Thats unfortunate, regardless when you apply paste you want to lay it in a small line oriented like this.








Note the yellow triangle and its placement


----------



## Johnny1982 (Oct 15, 2010)

Thanks for the advice. Everybody seems to do it differently. Some say a pea size in the middle others say the size of a rice grain. But maybe a straight line would work better as you showed. Don't know if I'll open it again just to test. Maybe when I have the cash I'll rather invest in the Zalman CNPS9000 series I hear they are quite good. Any experience with it or what cooler would you recommend. Please note I stay in South Africa not sure if we get everything you guys get.


----------



## llacrossedude7 (Jul 31, 2009)

Your line or dot which ever method u prefer should be a little bigger than a grain of rice.


----------



## 1 g0t 0wn3d (Jan 31, 2007)

Thats a direction from the thermal paste company for your cpu because the line covers the cores underneath the metal part. I have a zalman 9500 and i love it.


----------



## Johnny1982 (Oct 15, 2010)

1 g0t 0wn3d said:


> I have a zalman 9500


What were your temps like before and after it.


----------



## Johnny1982 (Oct 15, 2010)

Tried the pc without thermal grease just to see what happens. Now I understand the need for it. Under OCCT's load the temps quickly went up to 80c in less than 30secs. So cancelled the test and immediately reapplied thermal grease again. The one I used this time you spread on with a little brush much easier, made by Zalman. Temps back to normal. Also installed a switch to switch my 2 case fans off when the pc is not under severe load. Makes a big difference to the noise.
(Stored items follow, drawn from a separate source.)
template <int EPI, int DEEP, bool F16 = false>
__global__ __launch_bounds__(512, 2) void gemm256pp_kernel(const GemmArgs p) {
    constexpr int MT = 4, BM = 256, BN = 256, BK = 64;
    constexpr int RB = 128;
    constexpr int A_TILE = BM * RB, W_TILE = BN * RB, BUF = A_TILE + W_TILE;
    extern __shared__ __attribute__((aligned(16))) char smem[];

    const int tid = threadIdx.x, lane = tid & 63;
    const int wave = __builtin_amdgcn_readfirstlane(tid >> 6);
    const int wr = wave >> 2, wc = wave & 3;
    const int l31 = lane & 31, lh = lane >> 5;

    int tm, tn;
    tile_coords256(p, tm, tn);
    const int m0 = tm * BM, n0 = tn * BN;
    const int nkt = p.K / BK;

    const unsigned short* A = (const unsigned short*)p.A;
    const unsigned short* W = (const unsigned short*)p.W;
    const unsigned short* a_src[2][2];
    const unsigned short* w_src[2][2];
    int a_row0[2][2], w_row0[2][2];
#pragma unroll
    for (int h = 0; h < 2; ++h)
#pragma unroll
        for (int j = 0; j < 2; ++j) {
            const int g = 2 * wave + j;
            a_row0[h][j] = (g >> 3) * 128 + 64 * h + 8 * (g & 7);
            w_row0[h][j] = (g >> 2) * 64 + 32 * h + 8 * (g & 3);
            int row = a_row0[h][j] + (lane >> 3);
            int c = (lane & 7) ^ ((row >> 1) & 7);
            a_src[h][j] = A + (long)min(((p.dbg & 64) ? 0 : m0) + row, p.M - 1) * p.lda + c * 8;
            row = w_row0[h][j] + (lane >> 3);
            c = (lane & 7) ^ ((row >> 1) & 7);
            w_src[h][j] = W + (long)min(((p.dbg & 64) ? 0 : n0) + row, p.N - 1) * p.ldw + c * 8;
        }
    const bool no_dma = p.dbg & 1, no_mfma = p.dbg & 2, no_rd = p.dbg & 32;
    auto issue_a = [&](int h, int kt) {
        if (no_dma) return;
        char* base = smem + (kt & 1) * BUF;
#pragma unroll
        for (int j = 0; j < 2; ++j)
            __builtin_amdgcn_global_load_lds((gbl_void*)(a_src[h][j] + kt * BK), (lds_void*)(base + a_row0[h][j] * RB), 16,
                                             0, 0);
    };
    auto issue_w = [&](int h, int kt) {
        if (no_dma) return;
        char* base = smem + (kt & 1) * BUF + A_TILE;
#pragma unroll
        for (int j = 0; j < 2; ++j)
            __builtin_amdgcn_global_load_lds((gbl_void*)(w_src[h][j] + kt * BK), (lds_void*)(base + w_row0[h][j] * RB), 16,
                                             0, 0);
    };

    f32x16 acc[MT][2];
#pragma unroll
    for (int i = 0; i < MT; ++i)
#pragma unroll
        for (int j = 0; j < 2; ++j)
#pragma unroll
            for (int r = 0; r < 16; ++r) acc[i][j][r] = 0.f;

    issue_a(0, 0); issue_w(0, 0); issue_w(1, 0); issue_a(1, 0);
    if (nkt > 1) {
        issue_a(0, 1);
        if (DEEP) issue_w(0, 1);
        issue_w(1, 1);
        if (DEEP) SKIMI_VMCNT(6); else SKIMI_VMCNT(4);
    } else {
        SKIMI_VMCNT(0);
    }
    SKIMI_BAR();
    if (wr == 1) SKIMI_BAR();

    bf16x8 af[2][4], wf[2][4];
    if (no_rd) {
#pragma unroll
        for (int i = 0; i < 2; ++i)
#pragma unroll
            for (int s = 0; s < 4; ++s) af[i][s] = wf[i][s] = bf16x8{0, 0, 0, 0, 0, 0, 0, 0};
    }
    for (int kt = 0; kt < nkt; ++kt) {
        const char* ab = smem + (kt & 1) * BUF;
        const char* wb = ab + A_TILE;
        auto read_a = [&](int ih) {
            if (no_rd) return;
#pragma unroll
            for (int i = 0; i < 2; ++i)
#pragma unroll
                for (int s = 0; s < 4; ++s) {
                    const int row = wr * 128 + (2 * ih + i) * 32 + l31;
                    af[i][s] = *reinterpret_cast<const bf16x8*>(ab + row * RB + (((2 * s + lh) ^ ((row >> 1) & 7)) << 4));
                }
        };
        auto read_w = [&](int jh) {
            if (no_rd) return;
#pragma unroll
            for (int s = 0; s < 4; ++s) {
                const int row = wc * 64 + jh * 32 + l31;
                wf[jh][s] = *reinterpret_cast<const bf16x8*>(wb + row * RB + (((2 * s + lh) ^ ((row >> 1) & 7)) << 4));
            }
        };
#define SKIMI_QUADRANT(IH, JH)                                                                                  \
    do {                                                                                                         \
        SKIMI_BAR();                                                                                             \
        __builtin_amdgcn_s_setprio(1);                                                                           \
        if (!no_mfma) _Pragma("unroll") for (int s = 0; s < 4; ++s) {                                                          \
            acc[2 * IH][JH] = mfma_32x32x16<F16>(af[0][s], wf[JH][s], acc[2 * IH][JH]);                           \
            acc[2 * IH + 1][JH] = mfma_32x32x16<F16>(af[1][s], wf[JH][s], acc[2 * IH + 1][JH]);                   \
        }                                                                                                        \
        __builtin_amdgcn_s_setprio(0);                                                                           \
        SKIMI_BAR();                                                                                             \
    } while (0)

        read_w(0);
        read_a(0);
        if (kt + 1 < nkt) issue_a(1, kt + 1);
        SKIMI_QUADRANT(0, 0);
        read_w(1);
        if (!DEEP && kt + 1 < nkt) issue_w(0, kt + 1);
        SKIMI_QUADRANT(0, 1);
        read_a(1);
        if (kt + 2 < nkt) {
            issue_a(0, kt + 2);
            if (DEEP) issue_w(0, kt + 2);
        }
        SKIMI_QUADRANT(1, 1);
        if (kt + 2 < nkt) {
            issue_w(1, kt + 2);
            if (DEEP) SKIMI_VMCNT(6); else SKIMI_VMCNT(4);
        } else {
            SKIMI_VMCNT(0);
        }
        SKIMI_QUADRANT(1, 0);
#undef SKIMI_QUADRANT
    }
    if (wr == 0) SKIMI_BAR();

    epilogue256<MT, EPI, 2, F16 && EPI == 3>(p, acc, smem, wave, lane, wr, wc, m0, n0);
}
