template <bool TDG, int VMAX = 2, int U = 8, bool C = false, bool BF = false>
__device__ __forceinline__ void role_dx(const Geo& G, const BwdArgs& A, int head, int tile, floatx4 (*red)[2][64]) {
  static_assert(!(BF && (TDG || C)), "bf16 dX: the plain dX tiles only (the fused TD launch stays fp32)");
  const RoleGeo L = A.ra;
  const int N = L.N, K = L.K, M = A.M;
  const int ntk = (K + 15) >> 4;
  const int split = TDG ? 0 : tile % A.dxs;
  tile = TDG ? tile : tile / A.dxs;
  const int nchunk = ((N + A.dxs - 1) / A.dxs + 63) & ~63;
  const int nbeg = split * nchunk, nend = min(N, nbeg + nchunk);
  const int k0 = (tile % ntk) * 16, m0 = (tile / ntk) * 32;
  const int wave = threadIdx.x >> 6, lane = threadIdx.x & 63, r = lane & 15, g = lane >> 4;
  const float* W = G.online + G.slot_off(rslot(A.mask, head), head) + L.wOff;
  const float* Xin = layer_input(G, A, head, L.xOff);
  float* out = G.dzp(head, L.dzIn);
  const int ma = m0 + r, mb = m0 + 16 + r, kk = k0 + r;
  const bool oka = ma < M, okb = mb < M, okk = kk < K;
  const int s = (threadIdx.x >> 6) & 1, Lx = threadIdx.x & 63, col = k0 + (Lx & 15);
  float xin[4] = {0.f, 0.f, 0.f, 0.f};
  if (threadIdx.x < 128 && col < K) {
#pragma unroll
    for (int i = 0; i < 4; ++i) {
      const int row = m0 + 16 * s + (Lx >> 4) * 4 + i;
      if (row < M) xin[i] = Xin[(size_t)row * K + col];
    }
  }
  floatx4 acc0 = {0.f, 0.f, 0.f, 0.f}, acc1 = {0.f, 0.f, 0.f, 0.f};
  if constexpr (TDG) {
    __shared__ TdgSmem sm;
    if (tile == 0 && A.inc_step && threadIdx.x == 0 && !step_cancelled(G.cancel)) {
      const int st = G.step[head] + 1;
      const AdamC ac = adam_consts(A.hp, st);
      if constexpr (C) {
        __hip_atomic_store(G.step + head, st, __ATOMIC_RELAXED, __HIP_MEMORY_SCOPE_AGENT);
        float* f = reinterpret_cast<float*>(G.adamc + head);
        stc<true>(f, ac.omb1);
        stc<true>(f + 1, ac.b2);
        stc<true>(f + 2, ac.omb2);
        stc<true>(f + 3, ac.eps);
        stc<true>(f + 4, ac.wd);
        stc<true>(f + 5, ac.bc2s);
        stc<true>(f + 6, ac.nss);
      } else {
        G.step[head] = st;
        G.adamc[head] = ac;
      }
    }
    if (A.flag && tile == 0 && head == A.head0 && threadIdx.x == 0) *A.flag = A.flag_value;
    const int wpc = N > 64 ? 2 : 4, jw = 16 / wpc, j0 = (wave % wpc) * jw;
    const int nb = (wave / wpc) * 64 + g * 16;
    float bw[16];
#pragma unroll
    for (int j = 0; j < 16; ++j)
      bw[j] = (j >= j0 && j < j0 + jw && okk && nb + j < N) ? W[(size_t)(nb + j) * K + kk] : 0.f;
    if (tdg_rows<VMAX, U, C>(G, A, head, m0, tile % ntk == 0, sm)) return;
    const float* da = sm.dz + (size_t)r * N + nb;
    const float* db = sm.dz + (size_t)(16 + r) * N + nb;
#pragma unroll
    for (int j = 0; j < 16; ++j) {
      if (j >= j0 && j < j0 + jw) {
        const bool okj = nb + j < N;
        acc0 = mfma4(oka && okj ? da[j] : 0.f, bw[j], acc0);
        acc1 = mfma4(okb && okj ? db[j] : 0.f, bw[j], acc1);
      }
    }
  } else {
    const float* dZ = G.dzp(head, L.dzOff);
    const bool vec = (N & 63) == 0;
    for (int nc = nbeg + wave * 64; nc < nend; nc += 256) {
      const int nb = nc + g * 16;
      float a0[16], a1[16], bw[16];
      load16u<C>(a0, dZ + (size_t)ma * N, nb, nend, oka, vec);
      load16u<C>(a1, dZ + (size_t)mb * N, nb, nend, okb, vec);
      if constexpr (BF) {
        const __bf16* W16 = G.on16 + G.slot_off(rslot(A.mask, head), head) + L.wOff;
        bf16x8 w16[2];
#pragma unroll
        for (int j = 0; j < 16; ++j)
          w16[j >> 3][j & 7] = (okk && nb + j < nend) ? W16[(size_t)(nb + j) * K + kk] : (__bf16)0.f;
#pragma unroll
        for (int s2 = 0; s2 < 2; ++s2) {
          acc0 = mfma_bf16(to_bf16x8(a0 + 8 * s2), w16[s2], acc0);
          acc1 = mfma_bf16(to_bf16x8(a1 + 8 * s2), w16[s2], acc1);
        }
        continue;
      }
#pragma unroll
      for (int j = 0; j < 16; ++j) bw[j] = (okk && nb + j < nend) ? W[(size_t)(nb + j) * K + kk] : 0.f;
#pragma unroll
      for (int j = 0; j < 16; ++j) {
        acc0 = mfma4(a0[j], bw[j], acc0);
        acc1 = mfma4(a1[j], bw[j], acc1);
      }
    }
  }
  PROBE_MARK();
  red[wave][0][lane] = acc0;
  red[wave][1][lane] = acc1;
  __syncthreads();
  if (!TDG && A.dxs > 1) {
    const int ntile = ((M + 31) >> 5) * ntk;
    const size_t pt = ((size_t)(head - A.head0) * ntile + tile) * A.dxs;
    __shared__ int s_last;
    if (threadIdx.x < 128) {
      floatx4 v = red[0][s][Lx];
      v += red[1][s][Lx];
      v += red[2][s][Lx];
      v += red[3][s][Lx];
      float* o = A.dxpart + ((pt + split) * 128 + threadIdx.x) * 4;
#ifdef SFX_CHECK
      SFX_CHK((long long)((pt + split) * 128 + threadIdx.x) * 4 + 3 < G.ext_dxpart, pt, split, G.ext_dxpart);
#endif
#pragma unroll
      for (int i = 0; i < 4; ++i) stc<true>(o + i, v[i]);
      asm volatile("s_waitcnt vmcnt(0)" ::: "memory");
    }
    __syncthreads();
    if (threadIdx.x == 0) {
      unsigned* ctr = A.dxctr + (size_t)(head - A.head0) * ntile + tile;
      const unsigned prev = __hip_atomic_fetch_add(ctr, 1u, __ATOMIC_RELAXED, __HIP_MEMORY_SCOPE_AGENT);
      s_last = prev == (unsigned)A.dxs - 1;
      if (s_last) __hip_atomic_store(ctr, 0u, __ATOMIC_RELAXED, __HIP_MEMORY_SCOPE_AGENT);
    }
    __syncthreads();
    if (!s_last || threadIdx.x >= 128) return;
    floatx4 v = {0.f, 0.f, 0.f, 0.f};
    for (int q = 0; q < A.dxs; ++q) {
      const float* o = A.dxpart + ((pt + q) * 128 + threadIdx.x) * 4;
#pragma unroll
      for (int i = 0; i < 4; ++i) v[i] = __fadd_rn(v[i], ldc<true>(o + i));
    }
    if (col < K) {
#pragma unroll
      for (int i = 0; i < 4; ++i) {
        const int row = m0 + 16 * s + (Lx >> 4) * 4 + i;
        if (row < M) {
          G.chk_act(L.dzIn, (long long)row * K + col);
          stc<C>(out + (size_t)row * K + col, act_bwd(v[i], xin[i], L.actIn));
        }
      }
    }
    return;
  }
  if (threadIdx.x < 128) {
    floatx4 v = red[0][s][Lx];
    v += red[1][s][Lx];
    v += red[2][s][Lx];
    v += red[3][s][Lx];
    if (col < K) {
#pragma unroll
      for (int i = 0; i < 4; ++i) {
        const int row = m0 + 16 * s + (Lx >> 4) * 4 + i;
        if (row < M) {
          G.chk_act(L.dzIn, (long long)row * K + col);
          stc<C>(out + (size_t)row * K + col, act_bwd(v[i], xin[i], L.actIn));
        }
      }
    }
  }
}

__device__ __forceinline__ int v0_aoff(const BwdArgs& A, int K) { return (A.vM * K + 3) & ~3; }
constexpr int V0S = KFUSE + 4;

template <bool C>
__device__ __forceinline__ void v0_tile(const float* x, int K, int m0, int rows, const float* w, float bb, int act,
                                        float* Y, int N, int n, long long lim) {
  constexpr int KS = 8;
  const int lane = threadIdx.x & 63, r = lane & 15, g = lane >> 4, ma = m0 + r;
  floatx4 c = {0.f, 0.f, 0.f, 0.f};
  for (int k0 = 0; k0 < K; k0 += 4 * KS) {
    float a[KS], b[KS];
#pragma unroll
    for (int q = 0; q < KS; ++q) {
      const int k = k0 + 4 * q + g;
      a[q] = (k < K && ma < rows) ? x[ma * K + k] : 0.f;
      b[q] = k < K ? w[k] : 0.f;
    }
#pragma unroll
    for (int q = 0; q < KS; ++q)
      if (k0 + 4 * q < K) c = mfma4(a[q], b[q], c);
  }
  if (n < N) {
#pragma unroll
    for (int i = 0; i < 4; ++i) {
      const int m = m0 + g * 4 + i;
      if (m < rows) {
        SFX_CHK((long long)m * N + n < lim, m, n, lim);
        stc<C>(Y + (size_t)m * N + n, act_fwd(__fadd_rn(c[i], bb), act));
      }
    }
  }
}

template <bool C>
__device__ __forceinline__ void fused_v0(const Geo& G, const BwdArgs& A, const RoleGeo& L, int head, int nbase, const float* sW,
                         const float* sB, const float* sX, const float* sWt = nullptr, const float* sBt = nullptr,
                         bool vrows = true, bool landed = false) {
  if (A.aM > 0 && !landed) asm volatile("s_waitcnt vmcnt(0)" ::: "memory");
  __syncthreads();
  PROBE_AT(3);
// ... 32 lines not shown
    const float* p = j < n ? src(j) : nullptr;
    if (p)
      __builtin_amdgcn_global_load_lds((const void*)p, (tsf_lds_t)(dst + c * 64), 4, 0, 0);
    else if (j < n)
      dst[j] = 0.f;
  }
}

struct V0Smem {
  float sW[32 * V0S];
  float sB[32];
  float sWt[32 * KFUSE];
  float sBt[32];
  __align__(16) float sX[VFUSE];
};
__device__ __forceinline__ V0Smem& v0_smem() {
  __shared__ V0Smem sm;
  return sm;
}
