# GATB/dsk

Measured on AMD Instinct MI355X. Metric: distinct k-mers counted/sec (whole node), k=31, higher is better.
Workload: dtype u64

## Files before the change

dsk_amd/csrc/dskgpu.hip:

```cpp
#include <algorithm>
#include <cstdio>
#include <cstring>
#include <cstdlib>
#include <cmath>
#include <string>
#include <vector>

#include <thread>
#include <system_error>
#include "engine.h"
#include "kernels.h"
#include "superkmer.h"
#include "rawparse.h"

#include <rocprim/device/device_radix_sort.hpp>

#define DSKGPU_VERSION "dskgpu 0.1 (gfx950)"

namespace {

thread_local std::string g_create_err;

__global__ __launch_bounds__(1024) void k_place_probe(unsigned long long* __restrict__ out, unsigned long long n) {
    const unsigned long long per_block = n / gridDim.x, per_stream = per_block / 512;
// ... 59 lines not shown
__global__ __launch_bounds__(256) void k_setup_pass(u32* __restrict__ sc, ScalarSet h, u64* __restrict__ ghist, u32 nh, u64* __restrict__ gstats, u32 nstats,
                                                    u32* __restrict__ zero, u64 nzero) {
    const u32 t = blockIdx.x * 256 + threadIdx.x;
    if (t < SC_COUNT) sc[t] = h.v[t];
    if (t < nstats) gstats[t] = 0ull;
    for (u32 i = t; i < nh; i += gridDim.x * 256) ghist[i] = 0ull;
    for (u64 i = t; i < nzero; i += (u64)gridDim.x * 256) zero[i] = 0u;
}
}

namespace {

#define LAND_BYTES (64u << 10)
void* landing(dskgpu_ctx* ctx, size_t bytes) {
    if (bytes > LAND_BYTES) return nullptr;
    if (!ctx->land && hipHostMalloc(reinterpret_cast<void**>(&ctx->land), LAND_BYTES, hipHostMallocDefault) != hipSuccess) { ctx->land = nullptr; (void)hipGetLastError(); }
    return ctx->land;
}

bool sentinel_is_a_kmer(int W, unsigned k) {
    u64 v[4] = {0, 0, 0, 0};
    if (W == 1) v[0] = kunmix(~0ull);
    else if (W == 2) { KN<2> x; x.w[0] = x.w[1] = ~0ull; kunmixN(x); v[0] = x.w[0]; v[1] = x.w[1]; }
    else { KN<4> x; for (int i = 0; i < 4; ++i) x.w[i] = ~0ull; kunmixN(x); for (int i = 0; i < 4; ++i) v[i] = x.w[i]; }
    auto base = [&](const u64* a, unsigned i) { return (unsigned)((a[i >> 5] >> (2 * (i & 31))) & 3u); };
    for (unsigned i = k; i < 128; ++i) if (base(v, i)) return false;
    u64 r[4] = {0, 0, 0, 0};
    for (unsigned i = 0; i < k; ++i) { const unsigned c = base(v, i) ^ 2u, j = k - 1 - i; r[j >> 5] |= (u64)c << (2 * (j & 31)); }
    for (int x = 3; x >= 0; --x) if (v[x] != r[x]) return v[x] < r[x];
    return true;
}


int run_encode(dskgpu_ctx* ctx, const uint8_t* d_bytes, u64 n, u64* nwords_out) {
    const u64 nwords = (n + 31) / 32;
    ctx->enc_fresh = false;
    CK(ctx->packed.ensure((nwords + 1) * 8));
    CK(ctx->inval.ensure((nwords + 1) * 4));
    if (const int rc = encode_into(ctx, d_bytes, n, ctx->packed.as<u64>(), ctx->inval.as<u32>())) return rc;
    *nwords_out = nwords;
    return DSKGPU_OK;
}

int encode_current(dskgpu_ctx* ctx, u64* nwords_out) {
    if (ctx->enc_keep) { *nwords_out = (ctx->n_bytes + 31) / 32; ctx->enc_fresh = false; return DSKGPU_OK; }
    if (!ctx->d_reads && ctx->n_bytes) return fail(ctx, DSKGPU_E_STATE, "the reads were released (dskgpu_encode_reads) and their 2-bit form has been overwritten: set the reads again");
    return run_encode(ctx, ctx->d_reads, ctx->n_bytes, nwords_out);
}

}

int encode_into(dskgpu_ctx* ctx, const uint8_t* d_bytes, u64 n, u64* packed, u32* inval) {
    const u64 nwords = (n + 31) / 32;
    if (!nwords) return DSKGPU_OK;
    const u64 nb = (nwords + 255) / 256;
    const unsigned grid = (unsigned)std::min<u64>(nb, (u64)ctx->num_cu * 16);
    if ((reinterpret_cast<uintptr_t>(d_bytes) & 15) == 0)
        hipLaunchKernelGGL(k_encode<true>, dim3(grid), dim3(256), 0, ctx->stream, d_bytes, n, packed, inval, nwords);
    else
        hipLaunchKernelGGL(k_encode<false>, dim3(grid), dim3(256), 0, ctx->stream, d_bytes, n, packed, inval, nwords);
    CKL("k_encode");
    return DSKGPU_OK;
}

int run_scan(dskgpu_ctx* ctx, u32* a, const u32* d_len, u64 max_len) {
    const u64 nb = std::max<u64>(1, (max_len + SCAN_BLK - 1) / SCAN_BLK);
    CK(ctx->sums.ensure((nb + 1) * 4));
    hipLaunchKernelGGL(k_scan_reduce, dim3((unsigned)nb), dim3(SCAN_NT), 0, ctx->stream, a, d_len, ctx->sums.as<u32>());
    hipLaunchKernelGGL(k_scan_sums, dim3(1), dim3(1024), 0, ctx->stream, ctx->sums.as<u32>(), d_len, a);
    hipLaunchKernelGGL(k_scan_apply, dim3((unsigned)nb), dim3(SCAN_NT), 0, ctx->stream, a, d_len, ctx->sums.as<u32>());
    CKL("k_scan");
    return DSKGPU_OK;
}

int allow_big_lds(dskgpu_ctx* ctx, const void* fn, int bytes) {
    for (const void* f : ctx->big_lds_fns) if (f == fn) return DSKGPU_OK;
    CK(hipFuncSetAttribute(fn, hipFuncAttributeMaxDynamicSharedMemorySize, bytes));
    ctx->big_lds_fns.push_back(fn);
    return DSKGPU_OK;
}

namespace {

size_t scatter_lds(int W, u32 P, bool opt = false) { return (size_t)SC_NT * (16 / W) * 8 * W + (size_t)P * (opt ? 20 : 16) + 4 + 17 * 4 + 16 + (opt ? 8 + L0_MAX_PASSES * 8 : 0); }

template <int W, int SRC, int MODE>
int launch_hist_m(dskgpu_ctx* ctx, const typename KeyT<W>::T* keys, const ChunkDesc* descs, const u32* d_nch,
                  u64 max_chunks, u32* matrix, DigitSpec ds, u32 P) {
    const unsigned grid = (unsigned)std::max<u64>(1, std::min<u64>(max_chunks, (u64)ctx->num_cu));
    hipLaunchKernelGGL((k_hist<W, SRC, MODE>), dim3(grid), dim3(SC_NT), 0, ctx->stream, ctx->packed.as<u64>(),
                       ctx->inval.as<u32>(), keys, descs, d_nch, matrix, (int)ctx->cfg.kmer_size, ds, P);
    CKL("k_hist");
    return DSKGPU_OK;
// ... 1029 lines not shown
    CK(ctx->l0buf.ensure(tot * sp.R * 8 + 64));
    CK(ctx->sk_lay.ensure(SK_MAX_OWNERS * 12));
    CK(hipMemcpyAsync(ctx->sk_lay.p, obase, sizeof obase, hipMemcpyHostToDevice, ctx->stream));
    CK(hipMemcpyAsync(ctx->sk_lay.as<u64>() + SK_MAX_OWNERS, osl, sizeof osl, hipMemcpyHostToDevice, ctx->stream));
    sp.olo = olo; sp.ohi = ohi; sp.obase = ctx->sk_lay.as<unsigned long long>(); sp.oslice = reinterpret_cast<const u32*>(ctx->sk_lay.as<u64>() + SK_MAX_OWNERS);
    sp.c0 = 0; sp.c0g = 0; sp.clen = (u32)rl.nch; sp.rbase = 0; sp.slice = 0;
    u32* sc = ctx->scalars.as<u32>();
    CK(hipMemsetAsync(ctx->sk_sent.p, 0, SK_MAX_OWNERS * 8, ctx->stream));
    CK(hipMemsetAsync(sc + SC_OVF1, 0, 4, ctx->stream));
#define SK_CALL(K_, M_) hipLaunchKernelGGL((k_sk_scatter<true, K_, M_>), dim3(sp.nchunks), dim3(SK_NT), 0, ctx->stream, ctx->packed.as<u64>(), ctx->inval.as<u32>(), sp, \
                                          (const unsigned long long*)nullptr, ctx->l0buf.as<u64>(), sc + SC_OVF1, ctx->sk_sent.as<unsigned long long>())
    SK_DISPATCH(ctx, sp, SK_CALL);
#undef SK_CALL
    CKL("k_sk_scatter(passes)");
    ctx->mark("level0");
    CK(hipMemcpyAsync(&ctx->h_ovf1, sc + SC_OVF1, 4, hipMemcpyDeviceToHost, ctx->stream));
    CK(hipMemcpyAsync(ctx->h_sk_sent, ctx->sk_sent.p, SK_MAX_OWNERS * 8, hipMemcpyDeviceToHost, ctx->stream));
    CK(hipStreamSynchronize(ctx->stream));
    if (ctx->tune.verbose) fprintf(stderr, "[dskgpu] level 0 (records): passes %u..%u of %u materialised, %.2f GB%s\n", olo, ohi - 1, rl.G, (double)tot * sp.R * 8e-9,
                                   ctx->h_ovf1 ? " -- a slice overflowed: starting over on the key-array path" : "");
    return ctx->h_ovf1 ? REC_L0_NO : DSKGPU_OK;
}
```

Thanks again guys, and hopefully someday I will get a Zalman 9500 or better still a Quad Core CPU.


----------



## Tyree (May 10, 2009)

The method of application doesn't matter as long as the paste is spread uniformly on the CPU.


----------



## 1 g0t 0wn3d (Jan 31, 2007)

Johnny1982 said:


> What were your temps like before and after it.


I can't tell you what my temps were before it (i bought it for my Pentium d which even when over clocked did not get over 60c and these run really hot) so i never used the stock intel heat sink.

However my temps are (mind you this is with an ambient of 75f min easily 85f) 34c idle and it barley hits 50c @100% load for about an hour running at 4050mhz. 

I also have a http://www.newegg.com/Product/Product.aspx?Item=N82E16835185027 for my parents computer that now has the Pentium d in it. It runs very cool and quite but is HUGE.


----------